The smartphone question is a tricky one to navigate in households nowadays. How young is too young for near-constant access to social media, email, texting and other forms of communication that happen away from parents’ watchful eyes?
In the early era of cellphones, parents restricted access to devices for their older children, teens old enough to have a job or drive on their own. But as smartphones became more advanced and more popular, parents have relented and bought their children devices at younger and younger ages.
Today, the average child is given their first cell phone at the age of 10 years old, according to a study by Influence Central, and some kids are getting access to the devices as young as 7 years old.
As parents who also grew up using cell phones get older, chances are they too will let their children use phones at relatively young ages, having grown accustomed to having the technology in their lives. And children learn from their parents, which means the more parents who are addicted to smartphones have children, the more children there will be learning how to use smartphones.
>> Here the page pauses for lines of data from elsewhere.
enum GemmFlags : int {
    kGemmGelu = 1,
    kGemmResidual = 2,
    kGemmScaleCols = 4,
    kGemmRelu = 8,
    kGemmSwish = 16,
};
struct AlignArgs;
struct GemmArgs {
    const float* A = nullptr;
    long lda = 0;
    const float* W = nullptr;
    const float* bias = nullptr;
    float* C = nullptr;
    long ldc = 0;
    const float* R = nullptr;
    long ldr = 0;
    int M = 0, N = 0, K = 0;
    int flags = 0;
    float scale = 1.f;
    int scale_cols = 0;
    int scale_period = 0;
    int batch = 0;
    long long* dbg_clock = nullptr;
    const float* ln_gamma = nullptr;
    const float* ln_beta = nullptr;
    float* kcache = nullptr;
    float* vcache = nullptr;
    const int* kv_pos = nullptr;
    int kv_d = 0, kv_ctx = 0;
    int kv_ntok = 1;
    const StepRow* kv_rows = nullptr;
    long kv_layer_off = 0;
    const float* mg_pm = nullptr;
    const float* mg_pl = nullptr;
    const float* mg_po = nullptr;
    const float* mg_scores = nullptr;
    const int* mg_head_rank = nullptr;
    const int* mg_side_heads = nullptr;
    float* mg_ring = nullptr;
    const int* mg_ring_row = nullptr;
    const int* mg_beam_of_row = nullptr;
    int mg_heads = 0, mg_T = 0, mg_ring_rows = 0, mg_n_beam = 1, mg_side_blocks = 0;
    PtrTable z;
    const AlignArgs* side_align = nullptr;
    int side_blocks = 0, side_zf = 0;
    bool force_kwave = false;
    int force_kernel = 0;
    bool gemm_plain_loop = false;
};
#define WLK_PIN_S(x) asm volatile("" ::"s"(x))
#define WLK_PIN_GEMM_ARGS(g)                                                                                                \
    do {                                                                                                                    \
        asm volatile("" ::"s"((g).A), "s"((g).lda), "s"((g).W), "s"((g).bias), "s"((g).C), "s"((g).ldc), "s"((g).R),        \
                     "s"((g).ldr), "s"((g).M), "s"((g).N), "s"((g).K), "s"((g).flags), "s"((g).scale), "s"((g).scale_cols), \
                     "s"((g).scale_period), "s"((g).batch), "s"((g).dbg_clock));                                            \
        __builtin_amdgcn_sched_barrier(0);     \
    } while (0)
void launch_gemm(const LaunchCtx& ctx, const GemmArgs& g, const char* tag);
void launch_gemm_kp(const LaunchCtx& ctx, const GemmArgs& g, const char* tag);
bool gemm_kp_takes_kpipe(int M, int N, int K);
bool gemm_kpipe_has_tile(int tm, int tn);
struct GemmPlan {
    enum Kernel {
        kRefused,
        kTiled64, kTiled32,
        kKwave, kKwave16,
        kKpipe,
        kKpKwave2, kKpKwave1, kKpKwave16
    };
    Kernel kernel = kRefused;
    int tm = 0, tn = 0;
    const char* refusal = nullptr;
};
GemmPlan gemm_plan(const GemmArgs& g, bool kp_family);
bool gemm_takes_kwave(int M, int N, int K);
bool gemm_takes_ksplit(int M, int N, int K);
void launch_gemv(const LaunchCtx& ctx, const GemmArgs& g, const char* tag);
inline int gemv_row_bucket(int M) { return M <= 1 ? 1 : M <= 2 ? 2 : M <= 4 ? 4 : 8; }
inline bool gemv_applicable(int M, int K) {
    return M <= 8 && (long)gemv_row_bucket(M) * K * 4 <= 64 * 1024 && K % 4 == 0;
}
struct GemvPlan {
    enum Kernel { kRefused, kStaged, kSingleRow, kSingleRowMergeLds };
    Kernel kernel = kRefused;
    int width = 0;
    int rpw = 0;
    bool ln = false, mg = false, full = false;
    const char* refusal = nullptr;
};
GemvPlan gemv_plan(const GemmArgs& g);
bool gemv1_folds_merge(int K);
void refresh_env_switches();
inline void launch_linear(const LaunchCtx& ctx, const GemmArgs& g, const char* tag) {
    if (gemv_applicable(g.M, g.K)) launch_gemv(ctx, g, tag);
    else launch_gemm(ctx, g, tag);
}

struct X3GemmArgs {
    const unsigned short* A3 = nullptr;
    long lda = 0;
    const unsigned short* W3 = nullptr;
    const float* bias = nullptr;
    float* C = nullptr;
    long ldc = 0;
    const float* R = nullptr;
    long ldr = 0;
    int M = 0, N = 0, K = 0;
    int flags = 0;
    float scale = 1.f;
    int scale_cols = 0;
    int scale_period = 0;
    int batch = 0;
    int walk_banded = 0;
    int walk_colmajor = 0;
    int walk_slots = 0;
    unsigned short* C3 = nullptr;
    long ldc3 = 0;
    int vt_col0 = 0;
    long vt_off = 0;
    long vt_ld = 0;
    bool x3_out = false;
    PtrTable z;
};
bool gemm_x3_wide_applicable(int M, int N, int K, long lda);
void launch_gemm_x3(const LaunchCtx& ctx, const X3GemmArgs& g, const char* tag);
void x3_gemm_check(const X3GemmArgs& g);
struct X3GemmPlan {
    int bm = 96;
    int tiles_m = 0, tiles_n = 0;
    int banded = 0, colmajor = 0, persist = 1;
    int slots = 0;
    int blocks = 0;
};
X3GemmPlan x3_gemm_plan(int M, int N, int batch, int cus);
size_t x3_w_elems(int n, int k);
void launch_x3_pack_w(const LaunchCtx& ctx, const float* src, long ld_src, unsigned short* dst, int n, int k);
void launch_x3_pack(const LaunchCtx& ctx, const float* src, long ld_src, unsigned short* dst, long ld_dst, int rows, int cols);
void x3_pack_check(long ld_src, long ld_dst, int cols);
void launch_x3_unpack(const LaunchCtx& ctx, const unsigned short* src, long ld_src, float* dst, long ld_dst, int rows, int cols);

inline long x3_attn_vt_ld(int T) { return ((long)T + 31) / 32 * 32; }
inline long x3_attn_vt_off(int T, int d) { return (long)T * 3 * 2 * d; }
inline size_t x3_attn_image_elems(int T, int d) { return (size_t)x3_attn_vt_off(T, d) + (size_t)d * 3 * x3_attn_vt_ld(T); }
bool enc_attention_x3_enabled();
void launch_encoder_attention_x3(const LaunchCtx& ctx, const unsigned short* qk3, long ldqk, long vt_off, long vt_ld, float* out,
                                 long ldo, int T, int d, int n_head, const PtrTable* z, int batch, bool x3_out = false);
void enc_attention_x3_check(long ldqk, long vt_ld, long ldo, int T, int d, int n_head, bool x3_out);
void launch_x3_pack_qkv(const LaunchCtx& ctx, const float* qkv, unsigned short* out, int T, int d, long vt_off, long vt_ld);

Phones affect brain development
For a long time, parents were deathly afraid that cell phones could give their kids brain cancer, blood cancer, skin cancer, all kinds of cancers. And while it turns out there’s relatively little evidence to support that fear, there is another potential consequence of cellphone use, particularly for young, developing brains: addiction.
Parents and teachers are reporting that children behave like addicts when it comes to cell phones, figuratively or literally unable to put them down for any extended period of time. The average teen checks their phone hourly for the latest digital marketing, and students struggle to put devices down in class and pay attention.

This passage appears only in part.